Assigned task -> Whenever a line below holds the word "csrc", copy that line.

Collected data entries:
---+---

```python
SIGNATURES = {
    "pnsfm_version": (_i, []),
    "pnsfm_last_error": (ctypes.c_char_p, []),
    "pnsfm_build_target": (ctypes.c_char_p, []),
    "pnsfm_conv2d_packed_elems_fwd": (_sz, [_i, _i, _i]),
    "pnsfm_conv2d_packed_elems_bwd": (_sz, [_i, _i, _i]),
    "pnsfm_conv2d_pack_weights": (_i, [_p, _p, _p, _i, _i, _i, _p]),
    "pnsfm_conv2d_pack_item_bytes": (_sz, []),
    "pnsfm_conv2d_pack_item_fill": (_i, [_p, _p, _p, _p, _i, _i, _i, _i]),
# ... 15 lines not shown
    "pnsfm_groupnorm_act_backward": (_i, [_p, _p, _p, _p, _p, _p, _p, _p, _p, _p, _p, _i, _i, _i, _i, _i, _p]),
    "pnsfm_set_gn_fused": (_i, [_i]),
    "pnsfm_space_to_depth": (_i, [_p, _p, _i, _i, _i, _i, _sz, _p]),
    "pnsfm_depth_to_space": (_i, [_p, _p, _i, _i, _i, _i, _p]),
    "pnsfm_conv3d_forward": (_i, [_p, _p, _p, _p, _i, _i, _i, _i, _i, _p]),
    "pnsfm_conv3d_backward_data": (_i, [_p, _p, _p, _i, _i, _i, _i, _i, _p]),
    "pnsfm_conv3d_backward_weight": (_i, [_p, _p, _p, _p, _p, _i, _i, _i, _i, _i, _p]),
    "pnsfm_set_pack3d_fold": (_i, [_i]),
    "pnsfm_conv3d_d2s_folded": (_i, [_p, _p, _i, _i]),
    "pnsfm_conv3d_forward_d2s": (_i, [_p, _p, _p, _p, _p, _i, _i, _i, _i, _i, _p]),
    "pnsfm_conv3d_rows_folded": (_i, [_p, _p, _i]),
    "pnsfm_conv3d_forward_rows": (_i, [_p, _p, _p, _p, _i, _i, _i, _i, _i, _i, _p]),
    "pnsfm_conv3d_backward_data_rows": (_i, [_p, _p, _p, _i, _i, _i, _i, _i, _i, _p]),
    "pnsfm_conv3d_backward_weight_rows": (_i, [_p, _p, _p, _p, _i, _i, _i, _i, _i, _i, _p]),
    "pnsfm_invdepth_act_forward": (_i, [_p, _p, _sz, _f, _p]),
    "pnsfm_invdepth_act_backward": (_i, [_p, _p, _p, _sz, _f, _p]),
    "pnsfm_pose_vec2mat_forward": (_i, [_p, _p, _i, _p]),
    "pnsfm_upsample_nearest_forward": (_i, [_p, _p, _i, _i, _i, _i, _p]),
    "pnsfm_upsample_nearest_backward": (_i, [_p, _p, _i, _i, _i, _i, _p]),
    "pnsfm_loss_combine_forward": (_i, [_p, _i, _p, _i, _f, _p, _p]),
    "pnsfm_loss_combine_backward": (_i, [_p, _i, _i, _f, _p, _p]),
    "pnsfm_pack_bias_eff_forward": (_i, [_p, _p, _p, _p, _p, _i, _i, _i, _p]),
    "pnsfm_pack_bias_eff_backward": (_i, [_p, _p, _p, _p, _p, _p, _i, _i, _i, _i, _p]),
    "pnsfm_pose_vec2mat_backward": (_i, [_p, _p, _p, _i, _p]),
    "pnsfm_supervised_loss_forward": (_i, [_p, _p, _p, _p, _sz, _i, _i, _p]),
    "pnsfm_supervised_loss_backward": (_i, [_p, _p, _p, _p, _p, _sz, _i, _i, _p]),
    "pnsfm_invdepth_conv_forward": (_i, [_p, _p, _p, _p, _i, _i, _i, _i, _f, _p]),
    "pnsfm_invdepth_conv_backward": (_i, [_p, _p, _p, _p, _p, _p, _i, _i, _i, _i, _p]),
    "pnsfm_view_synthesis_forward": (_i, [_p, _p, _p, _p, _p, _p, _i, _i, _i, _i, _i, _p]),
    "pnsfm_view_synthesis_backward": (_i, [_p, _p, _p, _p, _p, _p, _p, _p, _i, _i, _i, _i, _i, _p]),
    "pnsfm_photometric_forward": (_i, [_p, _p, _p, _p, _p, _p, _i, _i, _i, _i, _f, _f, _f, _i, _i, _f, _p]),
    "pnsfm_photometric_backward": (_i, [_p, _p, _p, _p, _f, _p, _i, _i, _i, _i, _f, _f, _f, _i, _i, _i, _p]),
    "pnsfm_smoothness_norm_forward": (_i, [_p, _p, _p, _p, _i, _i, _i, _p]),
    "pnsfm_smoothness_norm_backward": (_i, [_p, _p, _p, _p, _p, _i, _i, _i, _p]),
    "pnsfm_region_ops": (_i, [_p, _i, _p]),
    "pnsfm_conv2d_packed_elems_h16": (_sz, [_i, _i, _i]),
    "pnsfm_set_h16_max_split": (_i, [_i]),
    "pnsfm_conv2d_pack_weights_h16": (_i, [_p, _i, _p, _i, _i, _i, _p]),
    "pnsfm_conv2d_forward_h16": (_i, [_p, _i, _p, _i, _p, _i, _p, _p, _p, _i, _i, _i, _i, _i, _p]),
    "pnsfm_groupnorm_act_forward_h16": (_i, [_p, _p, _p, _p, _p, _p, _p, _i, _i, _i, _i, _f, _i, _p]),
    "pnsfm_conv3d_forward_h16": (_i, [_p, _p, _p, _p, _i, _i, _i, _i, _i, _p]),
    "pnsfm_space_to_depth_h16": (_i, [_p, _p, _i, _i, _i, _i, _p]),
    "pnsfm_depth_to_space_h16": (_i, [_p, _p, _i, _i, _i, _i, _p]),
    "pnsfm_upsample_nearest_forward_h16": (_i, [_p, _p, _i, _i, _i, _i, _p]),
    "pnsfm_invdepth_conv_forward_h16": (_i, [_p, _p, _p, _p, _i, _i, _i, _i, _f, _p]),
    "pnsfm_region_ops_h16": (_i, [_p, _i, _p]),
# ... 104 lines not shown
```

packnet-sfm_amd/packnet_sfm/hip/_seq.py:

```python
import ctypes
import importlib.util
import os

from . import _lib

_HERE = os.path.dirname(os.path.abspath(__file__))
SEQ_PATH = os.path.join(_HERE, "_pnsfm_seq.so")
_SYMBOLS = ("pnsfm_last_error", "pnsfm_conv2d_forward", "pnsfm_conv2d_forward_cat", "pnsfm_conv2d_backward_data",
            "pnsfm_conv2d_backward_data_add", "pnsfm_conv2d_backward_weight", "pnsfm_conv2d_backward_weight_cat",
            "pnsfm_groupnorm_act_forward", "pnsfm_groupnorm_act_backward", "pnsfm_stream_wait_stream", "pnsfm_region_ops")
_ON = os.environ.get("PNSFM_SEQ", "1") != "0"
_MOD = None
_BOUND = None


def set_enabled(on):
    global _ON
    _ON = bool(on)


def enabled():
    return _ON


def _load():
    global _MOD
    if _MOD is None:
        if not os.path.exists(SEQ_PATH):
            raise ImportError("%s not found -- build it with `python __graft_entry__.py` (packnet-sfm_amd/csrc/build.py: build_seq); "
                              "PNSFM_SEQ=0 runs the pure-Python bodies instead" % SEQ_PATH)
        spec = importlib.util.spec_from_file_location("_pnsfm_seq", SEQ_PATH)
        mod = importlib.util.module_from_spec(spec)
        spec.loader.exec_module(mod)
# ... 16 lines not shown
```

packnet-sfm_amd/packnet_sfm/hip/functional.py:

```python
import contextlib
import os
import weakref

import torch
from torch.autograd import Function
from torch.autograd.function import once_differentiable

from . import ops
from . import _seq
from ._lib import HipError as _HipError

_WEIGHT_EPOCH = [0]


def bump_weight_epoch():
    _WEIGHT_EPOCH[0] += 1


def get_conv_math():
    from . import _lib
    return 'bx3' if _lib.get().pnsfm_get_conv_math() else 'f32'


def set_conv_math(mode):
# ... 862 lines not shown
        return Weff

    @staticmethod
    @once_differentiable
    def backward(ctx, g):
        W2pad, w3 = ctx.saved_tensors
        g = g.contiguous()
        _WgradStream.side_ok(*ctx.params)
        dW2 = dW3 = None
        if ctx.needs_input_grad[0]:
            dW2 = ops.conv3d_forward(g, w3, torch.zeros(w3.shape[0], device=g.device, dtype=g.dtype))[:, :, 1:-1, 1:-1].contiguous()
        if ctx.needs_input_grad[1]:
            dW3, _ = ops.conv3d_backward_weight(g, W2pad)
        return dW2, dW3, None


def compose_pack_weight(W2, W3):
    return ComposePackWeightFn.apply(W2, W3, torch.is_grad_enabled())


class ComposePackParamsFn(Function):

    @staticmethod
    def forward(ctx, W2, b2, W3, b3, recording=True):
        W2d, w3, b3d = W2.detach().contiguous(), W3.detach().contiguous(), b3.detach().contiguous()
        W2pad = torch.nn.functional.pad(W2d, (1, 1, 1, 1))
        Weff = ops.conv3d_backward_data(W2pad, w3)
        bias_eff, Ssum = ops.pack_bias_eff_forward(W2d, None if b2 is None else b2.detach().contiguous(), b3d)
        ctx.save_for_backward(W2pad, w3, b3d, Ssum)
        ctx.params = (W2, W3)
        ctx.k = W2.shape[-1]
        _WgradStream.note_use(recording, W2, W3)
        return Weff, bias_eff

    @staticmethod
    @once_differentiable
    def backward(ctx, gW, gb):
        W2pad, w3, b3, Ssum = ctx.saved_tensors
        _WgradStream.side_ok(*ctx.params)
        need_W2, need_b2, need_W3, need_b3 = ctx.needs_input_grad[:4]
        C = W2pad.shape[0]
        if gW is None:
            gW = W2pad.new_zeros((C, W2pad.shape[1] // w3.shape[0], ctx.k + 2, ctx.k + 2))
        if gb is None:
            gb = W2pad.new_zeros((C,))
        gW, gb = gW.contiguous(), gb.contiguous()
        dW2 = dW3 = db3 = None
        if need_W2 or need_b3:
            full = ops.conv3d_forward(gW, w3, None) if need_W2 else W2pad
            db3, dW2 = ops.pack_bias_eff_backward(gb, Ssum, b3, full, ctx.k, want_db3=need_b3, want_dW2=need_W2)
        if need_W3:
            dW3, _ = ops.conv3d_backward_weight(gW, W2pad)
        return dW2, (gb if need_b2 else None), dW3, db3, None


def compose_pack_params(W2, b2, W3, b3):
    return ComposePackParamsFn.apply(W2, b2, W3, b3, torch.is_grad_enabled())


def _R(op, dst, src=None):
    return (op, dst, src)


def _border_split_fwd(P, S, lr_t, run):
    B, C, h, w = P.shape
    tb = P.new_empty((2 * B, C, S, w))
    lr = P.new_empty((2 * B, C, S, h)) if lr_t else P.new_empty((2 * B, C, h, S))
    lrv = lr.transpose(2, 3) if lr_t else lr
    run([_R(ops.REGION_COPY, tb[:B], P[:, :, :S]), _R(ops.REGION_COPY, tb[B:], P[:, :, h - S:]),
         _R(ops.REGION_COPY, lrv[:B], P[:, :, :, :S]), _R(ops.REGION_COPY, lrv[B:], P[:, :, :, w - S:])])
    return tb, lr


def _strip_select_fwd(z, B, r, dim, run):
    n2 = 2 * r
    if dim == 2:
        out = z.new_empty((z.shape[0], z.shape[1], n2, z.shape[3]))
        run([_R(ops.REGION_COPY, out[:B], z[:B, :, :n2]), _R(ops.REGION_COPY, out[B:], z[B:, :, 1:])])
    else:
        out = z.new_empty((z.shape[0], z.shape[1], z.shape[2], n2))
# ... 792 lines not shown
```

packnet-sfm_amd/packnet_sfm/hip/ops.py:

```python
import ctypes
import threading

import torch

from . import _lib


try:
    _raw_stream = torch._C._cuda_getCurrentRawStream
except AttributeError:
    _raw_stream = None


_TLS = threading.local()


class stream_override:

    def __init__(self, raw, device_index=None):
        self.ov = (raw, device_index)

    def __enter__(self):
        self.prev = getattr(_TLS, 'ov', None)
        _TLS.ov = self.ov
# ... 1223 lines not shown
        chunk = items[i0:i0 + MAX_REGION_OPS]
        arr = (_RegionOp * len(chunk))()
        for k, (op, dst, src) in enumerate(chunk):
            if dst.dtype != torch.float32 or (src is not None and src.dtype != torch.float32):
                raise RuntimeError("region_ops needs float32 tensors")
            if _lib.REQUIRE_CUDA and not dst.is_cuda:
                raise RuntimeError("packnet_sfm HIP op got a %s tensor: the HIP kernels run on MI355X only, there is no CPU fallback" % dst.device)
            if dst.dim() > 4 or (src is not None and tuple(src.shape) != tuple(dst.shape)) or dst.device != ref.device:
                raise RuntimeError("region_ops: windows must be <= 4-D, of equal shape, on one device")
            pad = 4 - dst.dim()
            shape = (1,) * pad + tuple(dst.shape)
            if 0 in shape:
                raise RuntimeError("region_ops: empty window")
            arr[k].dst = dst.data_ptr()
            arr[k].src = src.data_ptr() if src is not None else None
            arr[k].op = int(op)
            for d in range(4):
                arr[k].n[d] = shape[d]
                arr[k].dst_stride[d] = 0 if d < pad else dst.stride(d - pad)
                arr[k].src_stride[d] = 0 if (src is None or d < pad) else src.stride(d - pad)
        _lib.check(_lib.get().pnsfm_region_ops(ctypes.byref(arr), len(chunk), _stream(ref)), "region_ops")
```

---+---

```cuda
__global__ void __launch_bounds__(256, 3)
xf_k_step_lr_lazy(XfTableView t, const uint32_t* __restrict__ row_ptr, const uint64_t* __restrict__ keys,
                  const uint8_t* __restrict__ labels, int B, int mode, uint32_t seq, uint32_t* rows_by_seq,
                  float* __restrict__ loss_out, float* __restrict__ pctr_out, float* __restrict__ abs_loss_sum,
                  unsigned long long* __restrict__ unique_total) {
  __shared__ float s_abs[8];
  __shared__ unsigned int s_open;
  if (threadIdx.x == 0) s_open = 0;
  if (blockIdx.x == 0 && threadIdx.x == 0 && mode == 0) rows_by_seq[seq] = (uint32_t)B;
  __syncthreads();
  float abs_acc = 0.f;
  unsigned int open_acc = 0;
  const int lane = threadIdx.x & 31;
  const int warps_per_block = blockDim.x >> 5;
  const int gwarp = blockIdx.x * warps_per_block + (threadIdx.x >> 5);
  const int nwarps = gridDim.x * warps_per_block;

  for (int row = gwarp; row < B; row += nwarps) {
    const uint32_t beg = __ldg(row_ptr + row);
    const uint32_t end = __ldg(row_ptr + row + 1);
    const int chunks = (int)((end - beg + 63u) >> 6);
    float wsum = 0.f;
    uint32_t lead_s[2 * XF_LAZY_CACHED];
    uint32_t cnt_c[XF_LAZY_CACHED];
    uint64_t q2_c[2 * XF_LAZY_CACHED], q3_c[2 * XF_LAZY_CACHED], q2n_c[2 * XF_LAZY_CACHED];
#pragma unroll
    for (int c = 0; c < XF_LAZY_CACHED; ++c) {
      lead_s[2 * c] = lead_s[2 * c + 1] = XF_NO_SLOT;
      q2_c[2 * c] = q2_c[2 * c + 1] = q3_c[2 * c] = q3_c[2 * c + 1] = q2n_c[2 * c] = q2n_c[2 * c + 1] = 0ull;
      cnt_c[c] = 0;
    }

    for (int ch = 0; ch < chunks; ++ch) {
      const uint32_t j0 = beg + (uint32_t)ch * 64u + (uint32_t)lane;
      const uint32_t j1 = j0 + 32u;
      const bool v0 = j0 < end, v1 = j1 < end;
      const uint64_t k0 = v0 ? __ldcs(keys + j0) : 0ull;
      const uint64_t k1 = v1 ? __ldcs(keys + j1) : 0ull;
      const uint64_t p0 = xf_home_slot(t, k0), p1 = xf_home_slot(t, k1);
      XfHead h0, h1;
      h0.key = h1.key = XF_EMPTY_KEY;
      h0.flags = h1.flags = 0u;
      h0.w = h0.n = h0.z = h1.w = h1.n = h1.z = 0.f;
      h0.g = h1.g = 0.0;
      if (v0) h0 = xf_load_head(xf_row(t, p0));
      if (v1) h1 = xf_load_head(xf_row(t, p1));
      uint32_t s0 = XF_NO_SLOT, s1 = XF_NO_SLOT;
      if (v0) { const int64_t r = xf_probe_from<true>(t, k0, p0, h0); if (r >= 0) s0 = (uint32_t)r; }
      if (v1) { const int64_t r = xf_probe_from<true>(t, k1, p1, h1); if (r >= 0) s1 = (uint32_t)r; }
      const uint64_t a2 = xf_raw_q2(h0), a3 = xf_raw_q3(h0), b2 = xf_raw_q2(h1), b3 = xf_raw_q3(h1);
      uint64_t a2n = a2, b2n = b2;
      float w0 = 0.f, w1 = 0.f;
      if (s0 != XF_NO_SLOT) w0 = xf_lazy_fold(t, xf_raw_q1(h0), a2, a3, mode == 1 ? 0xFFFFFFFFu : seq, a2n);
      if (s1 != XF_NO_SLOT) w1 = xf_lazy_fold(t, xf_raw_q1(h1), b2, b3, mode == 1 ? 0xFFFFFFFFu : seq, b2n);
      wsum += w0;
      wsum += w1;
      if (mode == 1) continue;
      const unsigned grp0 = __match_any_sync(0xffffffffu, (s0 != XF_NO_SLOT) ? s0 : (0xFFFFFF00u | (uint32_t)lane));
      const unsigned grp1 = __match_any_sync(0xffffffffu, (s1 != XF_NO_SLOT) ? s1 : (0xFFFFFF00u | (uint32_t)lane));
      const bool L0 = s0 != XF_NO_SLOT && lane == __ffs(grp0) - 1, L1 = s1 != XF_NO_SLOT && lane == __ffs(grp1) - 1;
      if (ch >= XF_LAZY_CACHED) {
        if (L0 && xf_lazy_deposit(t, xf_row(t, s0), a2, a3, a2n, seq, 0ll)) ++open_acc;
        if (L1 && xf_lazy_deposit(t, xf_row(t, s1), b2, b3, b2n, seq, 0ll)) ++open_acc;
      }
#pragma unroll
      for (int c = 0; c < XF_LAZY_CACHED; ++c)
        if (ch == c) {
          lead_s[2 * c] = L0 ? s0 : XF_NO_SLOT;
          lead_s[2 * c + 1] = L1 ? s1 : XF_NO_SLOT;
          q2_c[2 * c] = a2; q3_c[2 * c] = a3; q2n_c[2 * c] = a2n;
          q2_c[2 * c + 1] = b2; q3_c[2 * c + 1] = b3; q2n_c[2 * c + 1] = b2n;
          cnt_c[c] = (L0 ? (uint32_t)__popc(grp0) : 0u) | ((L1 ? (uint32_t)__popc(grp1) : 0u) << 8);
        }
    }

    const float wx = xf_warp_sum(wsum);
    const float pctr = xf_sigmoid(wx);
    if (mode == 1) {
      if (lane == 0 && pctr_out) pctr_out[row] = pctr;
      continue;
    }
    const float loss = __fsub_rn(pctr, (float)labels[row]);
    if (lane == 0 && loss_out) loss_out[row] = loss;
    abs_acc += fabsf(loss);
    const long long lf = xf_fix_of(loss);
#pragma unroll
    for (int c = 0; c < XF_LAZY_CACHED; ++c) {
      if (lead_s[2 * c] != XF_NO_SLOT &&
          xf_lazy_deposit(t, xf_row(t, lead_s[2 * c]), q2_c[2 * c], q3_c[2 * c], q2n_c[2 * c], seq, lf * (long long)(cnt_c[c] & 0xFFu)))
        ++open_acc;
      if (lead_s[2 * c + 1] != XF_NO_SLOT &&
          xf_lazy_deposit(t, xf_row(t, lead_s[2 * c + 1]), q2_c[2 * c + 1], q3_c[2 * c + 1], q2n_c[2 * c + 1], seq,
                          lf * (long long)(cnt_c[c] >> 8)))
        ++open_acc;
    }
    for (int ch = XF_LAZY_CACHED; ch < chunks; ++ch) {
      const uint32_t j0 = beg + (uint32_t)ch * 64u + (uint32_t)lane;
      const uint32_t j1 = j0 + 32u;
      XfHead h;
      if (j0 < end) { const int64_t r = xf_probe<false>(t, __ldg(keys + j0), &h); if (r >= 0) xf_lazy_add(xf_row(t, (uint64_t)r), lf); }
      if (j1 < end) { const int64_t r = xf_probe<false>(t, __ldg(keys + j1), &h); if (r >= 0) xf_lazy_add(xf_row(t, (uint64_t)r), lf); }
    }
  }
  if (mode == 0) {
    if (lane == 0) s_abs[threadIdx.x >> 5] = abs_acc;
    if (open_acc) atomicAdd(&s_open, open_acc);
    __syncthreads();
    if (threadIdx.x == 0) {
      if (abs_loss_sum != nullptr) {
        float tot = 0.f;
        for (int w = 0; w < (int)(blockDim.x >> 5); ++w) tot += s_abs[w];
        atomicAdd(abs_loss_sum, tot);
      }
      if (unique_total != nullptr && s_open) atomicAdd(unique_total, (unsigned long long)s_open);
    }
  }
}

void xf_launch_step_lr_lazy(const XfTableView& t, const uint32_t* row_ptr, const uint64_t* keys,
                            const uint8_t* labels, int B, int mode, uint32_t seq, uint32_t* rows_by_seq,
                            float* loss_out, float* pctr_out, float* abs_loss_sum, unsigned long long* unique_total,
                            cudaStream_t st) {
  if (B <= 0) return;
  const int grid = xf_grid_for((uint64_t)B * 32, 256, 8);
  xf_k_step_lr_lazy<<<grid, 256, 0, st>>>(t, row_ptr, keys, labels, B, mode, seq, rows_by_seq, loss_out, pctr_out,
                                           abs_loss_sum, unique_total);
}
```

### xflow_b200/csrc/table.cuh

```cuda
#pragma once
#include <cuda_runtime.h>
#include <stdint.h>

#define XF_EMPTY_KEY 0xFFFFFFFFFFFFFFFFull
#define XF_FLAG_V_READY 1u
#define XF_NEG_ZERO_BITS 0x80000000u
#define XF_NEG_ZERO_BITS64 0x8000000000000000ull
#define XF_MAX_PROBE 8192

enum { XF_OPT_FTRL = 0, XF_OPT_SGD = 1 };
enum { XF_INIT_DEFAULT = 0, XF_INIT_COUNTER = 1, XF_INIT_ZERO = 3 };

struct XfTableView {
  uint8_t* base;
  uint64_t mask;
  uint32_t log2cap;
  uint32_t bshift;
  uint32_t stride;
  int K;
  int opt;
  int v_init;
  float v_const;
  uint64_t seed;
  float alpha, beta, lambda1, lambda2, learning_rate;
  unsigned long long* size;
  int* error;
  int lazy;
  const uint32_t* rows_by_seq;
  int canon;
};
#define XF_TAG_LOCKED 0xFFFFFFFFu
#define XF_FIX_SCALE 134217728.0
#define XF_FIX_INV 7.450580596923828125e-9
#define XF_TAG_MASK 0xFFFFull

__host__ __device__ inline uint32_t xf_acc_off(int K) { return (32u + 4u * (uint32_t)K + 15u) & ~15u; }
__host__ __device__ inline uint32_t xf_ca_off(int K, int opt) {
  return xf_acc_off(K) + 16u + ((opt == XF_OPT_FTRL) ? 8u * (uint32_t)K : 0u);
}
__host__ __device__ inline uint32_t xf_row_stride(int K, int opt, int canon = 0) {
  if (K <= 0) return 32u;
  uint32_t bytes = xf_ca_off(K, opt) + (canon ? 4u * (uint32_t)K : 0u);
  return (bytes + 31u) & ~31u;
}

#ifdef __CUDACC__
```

---+---

Result of the task ->
            raise ImportError("%s not found -- build it with `python __graft_entry__.py` (packnet-sfm_amd/csrc/build.py: build_seq); "
### xflow_b200/csrc/table.cuh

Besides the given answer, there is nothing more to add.